*Prompt*:
Among the entries below, find the lines holding "group" and copy them.

Items from a dataset
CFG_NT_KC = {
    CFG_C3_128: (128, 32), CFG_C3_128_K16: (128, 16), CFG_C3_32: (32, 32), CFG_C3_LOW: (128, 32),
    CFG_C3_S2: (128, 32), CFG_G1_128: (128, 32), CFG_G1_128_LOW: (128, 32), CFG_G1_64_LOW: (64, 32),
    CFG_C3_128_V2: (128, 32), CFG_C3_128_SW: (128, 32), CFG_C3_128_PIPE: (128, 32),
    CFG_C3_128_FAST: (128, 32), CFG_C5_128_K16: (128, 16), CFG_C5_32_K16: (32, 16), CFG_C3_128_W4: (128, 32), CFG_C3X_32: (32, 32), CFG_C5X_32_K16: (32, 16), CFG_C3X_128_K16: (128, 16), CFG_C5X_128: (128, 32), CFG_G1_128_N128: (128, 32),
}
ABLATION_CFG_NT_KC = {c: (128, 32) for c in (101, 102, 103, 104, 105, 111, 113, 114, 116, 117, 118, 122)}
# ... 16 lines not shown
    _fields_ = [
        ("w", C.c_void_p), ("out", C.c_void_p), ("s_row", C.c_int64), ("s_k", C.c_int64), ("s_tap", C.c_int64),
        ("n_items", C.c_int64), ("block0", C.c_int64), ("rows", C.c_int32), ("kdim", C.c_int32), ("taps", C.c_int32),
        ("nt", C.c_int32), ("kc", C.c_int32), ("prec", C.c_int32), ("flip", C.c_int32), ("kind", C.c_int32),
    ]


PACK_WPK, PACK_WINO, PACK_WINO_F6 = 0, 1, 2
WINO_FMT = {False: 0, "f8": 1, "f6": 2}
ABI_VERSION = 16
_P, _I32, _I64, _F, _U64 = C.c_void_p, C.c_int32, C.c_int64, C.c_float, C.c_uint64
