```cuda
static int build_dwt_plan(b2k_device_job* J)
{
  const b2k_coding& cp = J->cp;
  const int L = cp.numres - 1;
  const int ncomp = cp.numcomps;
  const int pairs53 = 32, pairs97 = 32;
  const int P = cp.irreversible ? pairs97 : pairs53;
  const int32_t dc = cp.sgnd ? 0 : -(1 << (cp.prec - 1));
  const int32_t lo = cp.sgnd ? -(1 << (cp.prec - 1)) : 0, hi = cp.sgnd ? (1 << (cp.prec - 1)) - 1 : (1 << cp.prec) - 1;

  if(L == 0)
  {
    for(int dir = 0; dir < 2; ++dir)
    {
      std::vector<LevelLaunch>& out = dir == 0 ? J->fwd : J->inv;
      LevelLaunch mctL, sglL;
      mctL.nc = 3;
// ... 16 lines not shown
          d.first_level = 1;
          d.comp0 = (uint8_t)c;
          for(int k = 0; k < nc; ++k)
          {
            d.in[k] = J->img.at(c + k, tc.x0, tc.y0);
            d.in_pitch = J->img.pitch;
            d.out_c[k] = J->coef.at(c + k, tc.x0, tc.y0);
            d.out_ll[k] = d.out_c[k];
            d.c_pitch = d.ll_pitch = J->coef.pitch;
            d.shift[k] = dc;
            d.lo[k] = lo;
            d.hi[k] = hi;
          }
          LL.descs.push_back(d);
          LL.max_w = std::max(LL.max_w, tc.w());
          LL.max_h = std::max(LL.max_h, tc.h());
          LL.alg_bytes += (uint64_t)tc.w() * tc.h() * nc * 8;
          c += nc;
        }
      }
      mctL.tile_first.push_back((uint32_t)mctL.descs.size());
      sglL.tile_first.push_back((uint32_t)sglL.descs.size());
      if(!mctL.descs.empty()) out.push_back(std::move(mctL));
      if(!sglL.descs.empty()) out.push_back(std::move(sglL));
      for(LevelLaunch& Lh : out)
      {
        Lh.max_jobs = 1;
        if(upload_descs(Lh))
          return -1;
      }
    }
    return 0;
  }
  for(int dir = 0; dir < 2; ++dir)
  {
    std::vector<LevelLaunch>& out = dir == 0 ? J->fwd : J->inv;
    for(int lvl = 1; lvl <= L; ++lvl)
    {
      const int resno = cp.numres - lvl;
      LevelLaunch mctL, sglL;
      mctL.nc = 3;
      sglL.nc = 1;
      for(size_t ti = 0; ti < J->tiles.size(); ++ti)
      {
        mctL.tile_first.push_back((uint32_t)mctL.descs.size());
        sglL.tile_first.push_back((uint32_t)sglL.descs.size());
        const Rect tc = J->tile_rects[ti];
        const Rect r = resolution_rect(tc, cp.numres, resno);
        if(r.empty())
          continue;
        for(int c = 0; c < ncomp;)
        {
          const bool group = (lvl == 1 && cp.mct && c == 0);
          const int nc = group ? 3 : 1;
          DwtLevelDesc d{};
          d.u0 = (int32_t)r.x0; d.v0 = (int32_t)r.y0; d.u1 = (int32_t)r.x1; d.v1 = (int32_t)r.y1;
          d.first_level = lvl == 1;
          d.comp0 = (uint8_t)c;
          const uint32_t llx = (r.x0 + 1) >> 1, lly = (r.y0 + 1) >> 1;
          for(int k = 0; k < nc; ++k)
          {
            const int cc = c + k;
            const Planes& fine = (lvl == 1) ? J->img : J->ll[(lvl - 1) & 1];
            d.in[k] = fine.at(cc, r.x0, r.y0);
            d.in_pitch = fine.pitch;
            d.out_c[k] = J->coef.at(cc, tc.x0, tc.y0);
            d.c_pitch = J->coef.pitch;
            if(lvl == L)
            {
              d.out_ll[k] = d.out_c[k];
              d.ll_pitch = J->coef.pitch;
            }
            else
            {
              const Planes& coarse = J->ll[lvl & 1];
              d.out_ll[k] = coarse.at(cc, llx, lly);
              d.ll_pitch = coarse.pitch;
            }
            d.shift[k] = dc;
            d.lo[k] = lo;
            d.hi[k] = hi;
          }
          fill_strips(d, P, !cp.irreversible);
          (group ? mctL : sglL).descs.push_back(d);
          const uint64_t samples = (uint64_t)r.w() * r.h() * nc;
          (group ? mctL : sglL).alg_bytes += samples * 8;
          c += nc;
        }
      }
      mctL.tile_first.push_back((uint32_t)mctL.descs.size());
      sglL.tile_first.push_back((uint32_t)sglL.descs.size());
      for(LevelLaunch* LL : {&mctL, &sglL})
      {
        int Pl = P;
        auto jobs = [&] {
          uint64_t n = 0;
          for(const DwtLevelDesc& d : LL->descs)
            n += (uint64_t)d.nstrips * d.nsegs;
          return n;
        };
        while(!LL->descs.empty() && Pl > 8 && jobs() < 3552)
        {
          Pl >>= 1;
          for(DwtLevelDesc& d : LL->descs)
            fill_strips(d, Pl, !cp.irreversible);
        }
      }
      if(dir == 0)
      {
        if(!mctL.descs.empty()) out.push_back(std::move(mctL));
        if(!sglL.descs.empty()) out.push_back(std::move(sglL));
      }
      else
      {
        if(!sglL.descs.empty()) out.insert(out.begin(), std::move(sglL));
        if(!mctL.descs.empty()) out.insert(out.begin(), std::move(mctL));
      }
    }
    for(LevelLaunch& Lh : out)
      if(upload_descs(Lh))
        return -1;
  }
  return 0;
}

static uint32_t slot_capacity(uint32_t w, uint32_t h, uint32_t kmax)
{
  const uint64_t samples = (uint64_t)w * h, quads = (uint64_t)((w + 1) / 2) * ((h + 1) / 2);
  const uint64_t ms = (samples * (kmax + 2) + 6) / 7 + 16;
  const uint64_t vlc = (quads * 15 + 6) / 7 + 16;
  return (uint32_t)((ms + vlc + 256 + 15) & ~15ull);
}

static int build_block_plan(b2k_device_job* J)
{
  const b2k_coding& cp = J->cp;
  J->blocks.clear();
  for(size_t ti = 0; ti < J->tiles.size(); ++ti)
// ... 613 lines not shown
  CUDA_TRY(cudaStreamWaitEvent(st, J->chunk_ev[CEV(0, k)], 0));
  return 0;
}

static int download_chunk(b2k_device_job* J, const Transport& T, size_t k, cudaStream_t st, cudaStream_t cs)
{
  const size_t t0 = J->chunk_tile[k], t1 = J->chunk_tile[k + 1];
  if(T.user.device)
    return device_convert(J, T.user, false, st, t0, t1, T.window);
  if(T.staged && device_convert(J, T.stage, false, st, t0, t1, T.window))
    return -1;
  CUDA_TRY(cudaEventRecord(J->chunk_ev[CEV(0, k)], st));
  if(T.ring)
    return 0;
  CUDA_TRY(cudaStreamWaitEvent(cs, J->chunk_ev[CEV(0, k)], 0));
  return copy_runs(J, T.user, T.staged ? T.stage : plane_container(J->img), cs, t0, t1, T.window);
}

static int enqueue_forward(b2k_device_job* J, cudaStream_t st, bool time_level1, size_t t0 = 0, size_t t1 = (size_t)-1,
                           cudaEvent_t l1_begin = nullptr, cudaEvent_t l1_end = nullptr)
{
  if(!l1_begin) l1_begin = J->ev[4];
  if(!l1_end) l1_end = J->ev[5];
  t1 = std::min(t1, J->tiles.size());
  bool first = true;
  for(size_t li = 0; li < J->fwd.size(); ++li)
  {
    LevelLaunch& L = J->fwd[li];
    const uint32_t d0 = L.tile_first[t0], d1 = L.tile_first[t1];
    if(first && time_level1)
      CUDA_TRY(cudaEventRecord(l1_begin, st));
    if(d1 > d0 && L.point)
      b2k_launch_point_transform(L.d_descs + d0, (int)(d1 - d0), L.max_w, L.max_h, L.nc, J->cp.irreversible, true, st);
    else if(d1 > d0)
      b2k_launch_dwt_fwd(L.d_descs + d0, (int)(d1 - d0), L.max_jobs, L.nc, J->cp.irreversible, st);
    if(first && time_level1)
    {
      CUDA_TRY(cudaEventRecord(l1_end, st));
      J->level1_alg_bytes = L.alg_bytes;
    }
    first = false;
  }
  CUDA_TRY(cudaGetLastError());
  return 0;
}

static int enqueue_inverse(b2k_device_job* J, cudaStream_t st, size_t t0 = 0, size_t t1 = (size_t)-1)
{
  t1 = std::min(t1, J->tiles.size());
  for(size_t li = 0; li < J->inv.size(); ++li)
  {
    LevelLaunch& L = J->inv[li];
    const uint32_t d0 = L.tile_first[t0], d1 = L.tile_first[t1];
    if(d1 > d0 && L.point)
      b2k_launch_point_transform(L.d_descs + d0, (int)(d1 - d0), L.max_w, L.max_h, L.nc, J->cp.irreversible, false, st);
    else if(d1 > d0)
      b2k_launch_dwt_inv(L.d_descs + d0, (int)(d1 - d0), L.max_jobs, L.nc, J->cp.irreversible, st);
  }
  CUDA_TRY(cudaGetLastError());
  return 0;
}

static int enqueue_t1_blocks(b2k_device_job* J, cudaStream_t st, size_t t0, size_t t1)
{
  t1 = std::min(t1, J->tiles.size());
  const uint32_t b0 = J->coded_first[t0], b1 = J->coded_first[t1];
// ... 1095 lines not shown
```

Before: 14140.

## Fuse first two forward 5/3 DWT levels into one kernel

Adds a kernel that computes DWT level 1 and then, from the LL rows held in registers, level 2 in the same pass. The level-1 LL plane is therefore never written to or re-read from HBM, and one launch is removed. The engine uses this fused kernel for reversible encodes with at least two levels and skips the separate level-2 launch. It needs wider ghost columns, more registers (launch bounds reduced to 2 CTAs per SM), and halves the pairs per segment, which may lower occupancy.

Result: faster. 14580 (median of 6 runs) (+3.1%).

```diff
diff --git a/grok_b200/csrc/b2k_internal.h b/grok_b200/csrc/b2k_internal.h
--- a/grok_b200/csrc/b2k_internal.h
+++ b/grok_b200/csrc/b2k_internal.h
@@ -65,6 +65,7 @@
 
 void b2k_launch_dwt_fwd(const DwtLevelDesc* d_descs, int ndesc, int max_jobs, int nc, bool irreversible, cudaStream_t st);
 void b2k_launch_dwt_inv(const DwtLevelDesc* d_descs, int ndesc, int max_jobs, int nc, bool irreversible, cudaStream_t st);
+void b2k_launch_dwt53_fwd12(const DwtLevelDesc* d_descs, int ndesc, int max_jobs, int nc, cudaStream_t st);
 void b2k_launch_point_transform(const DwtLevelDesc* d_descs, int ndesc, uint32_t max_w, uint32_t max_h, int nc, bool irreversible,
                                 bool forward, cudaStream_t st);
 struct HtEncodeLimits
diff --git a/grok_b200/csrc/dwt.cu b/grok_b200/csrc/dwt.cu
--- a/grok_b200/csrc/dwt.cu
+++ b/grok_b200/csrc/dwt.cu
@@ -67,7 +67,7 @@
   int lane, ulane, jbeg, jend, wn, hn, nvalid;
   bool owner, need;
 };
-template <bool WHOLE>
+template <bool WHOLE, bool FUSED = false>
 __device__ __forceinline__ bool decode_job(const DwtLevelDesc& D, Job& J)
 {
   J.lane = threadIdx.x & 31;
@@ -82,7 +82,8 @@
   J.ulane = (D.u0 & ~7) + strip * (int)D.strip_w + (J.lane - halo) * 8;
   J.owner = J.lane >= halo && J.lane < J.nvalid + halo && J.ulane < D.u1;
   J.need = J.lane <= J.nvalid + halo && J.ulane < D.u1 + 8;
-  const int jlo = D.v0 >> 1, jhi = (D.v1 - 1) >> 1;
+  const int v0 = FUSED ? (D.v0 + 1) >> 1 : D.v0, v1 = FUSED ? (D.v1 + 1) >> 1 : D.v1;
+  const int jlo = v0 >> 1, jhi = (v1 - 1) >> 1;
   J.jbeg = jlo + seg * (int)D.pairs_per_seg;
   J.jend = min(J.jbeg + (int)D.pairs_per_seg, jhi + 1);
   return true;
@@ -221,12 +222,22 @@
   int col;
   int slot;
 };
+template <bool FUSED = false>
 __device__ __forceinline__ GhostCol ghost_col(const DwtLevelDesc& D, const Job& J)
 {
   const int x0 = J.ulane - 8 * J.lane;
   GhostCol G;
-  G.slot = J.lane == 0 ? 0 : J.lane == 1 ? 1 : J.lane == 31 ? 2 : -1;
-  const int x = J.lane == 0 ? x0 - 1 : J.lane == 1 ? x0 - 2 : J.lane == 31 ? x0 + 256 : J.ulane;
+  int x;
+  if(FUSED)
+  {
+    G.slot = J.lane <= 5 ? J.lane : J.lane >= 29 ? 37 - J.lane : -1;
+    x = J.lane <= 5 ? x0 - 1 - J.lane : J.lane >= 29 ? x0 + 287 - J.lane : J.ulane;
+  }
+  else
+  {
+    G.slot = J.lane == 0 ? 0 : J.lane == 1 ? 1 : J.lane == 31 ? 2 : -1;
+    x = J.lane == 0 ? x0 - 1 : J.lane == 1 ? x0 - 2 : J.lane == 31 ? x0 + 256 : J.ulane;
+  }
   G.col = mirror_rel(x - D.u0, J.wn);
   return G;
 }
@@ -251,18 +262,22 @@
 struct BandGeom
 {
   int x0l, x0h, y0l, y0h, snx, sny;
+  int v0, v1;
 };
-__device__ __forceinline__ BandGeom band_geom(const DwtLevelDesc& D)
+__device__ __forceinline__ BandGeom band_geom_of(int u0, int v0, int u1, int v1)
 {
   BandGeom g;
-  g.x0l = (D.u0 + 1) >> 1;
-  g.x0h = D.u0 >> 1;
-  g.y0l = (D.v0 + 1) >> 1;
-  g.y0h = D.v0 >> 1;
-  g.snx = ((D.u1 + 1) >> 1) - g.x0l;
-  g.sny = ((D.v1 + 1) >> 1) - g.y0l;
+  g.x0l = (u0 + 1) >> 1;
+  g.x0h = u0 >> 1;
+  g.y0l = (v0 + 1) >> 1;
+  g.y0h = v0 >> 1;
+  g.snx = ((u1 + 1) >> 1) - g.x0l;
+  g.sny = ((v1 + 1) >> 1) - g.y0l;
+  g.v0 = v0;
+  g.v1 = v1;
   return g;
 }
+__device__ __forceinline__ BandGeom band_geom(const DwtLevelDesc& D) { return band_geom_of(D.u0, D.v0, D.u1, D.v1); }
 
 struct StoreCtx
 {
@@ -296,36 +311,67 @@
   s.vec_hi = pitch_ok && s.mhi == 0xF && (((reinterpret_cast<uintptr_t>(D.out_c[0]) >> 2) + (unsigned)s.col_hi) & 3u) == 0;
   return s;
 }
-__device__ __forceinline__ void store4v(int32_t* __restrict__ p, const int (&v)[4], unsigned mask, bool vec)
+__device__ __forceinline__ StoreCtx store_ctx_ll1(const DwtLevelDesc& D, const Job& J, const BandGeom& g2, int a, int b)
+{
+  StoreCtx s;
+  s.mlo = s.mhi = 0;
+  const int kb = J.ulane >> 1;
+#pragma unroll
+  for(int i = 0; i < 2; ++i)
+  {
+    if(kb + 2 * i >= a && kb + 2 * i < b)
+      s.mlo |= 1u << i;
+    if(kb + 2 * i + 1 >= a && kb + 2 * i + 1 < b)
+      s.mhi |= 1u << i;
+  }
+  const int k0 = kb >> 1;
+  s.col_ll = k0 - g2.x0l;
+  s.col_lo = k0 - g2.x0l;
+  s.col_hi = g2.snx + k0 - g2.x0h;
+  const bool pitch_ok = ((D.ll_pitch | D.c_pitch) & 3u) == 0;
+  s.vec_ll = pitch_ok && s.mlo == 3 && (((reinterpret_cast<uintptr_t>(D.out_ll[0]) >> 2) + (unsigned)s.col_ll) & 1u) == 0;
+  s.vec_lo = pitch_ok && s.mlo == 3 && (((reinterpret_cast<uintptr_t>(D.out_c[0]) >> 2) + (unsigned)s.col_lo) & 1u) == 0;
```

*Written reply*:
          const bool group = (lvl == 1 && cp.mct && c == 0);
          const int nc = group ? 3 : 1;
          (group ? mctL : sglL).descs.push_back(d);
          (group ? mctL : sglL).alg_bytes += samples * 8;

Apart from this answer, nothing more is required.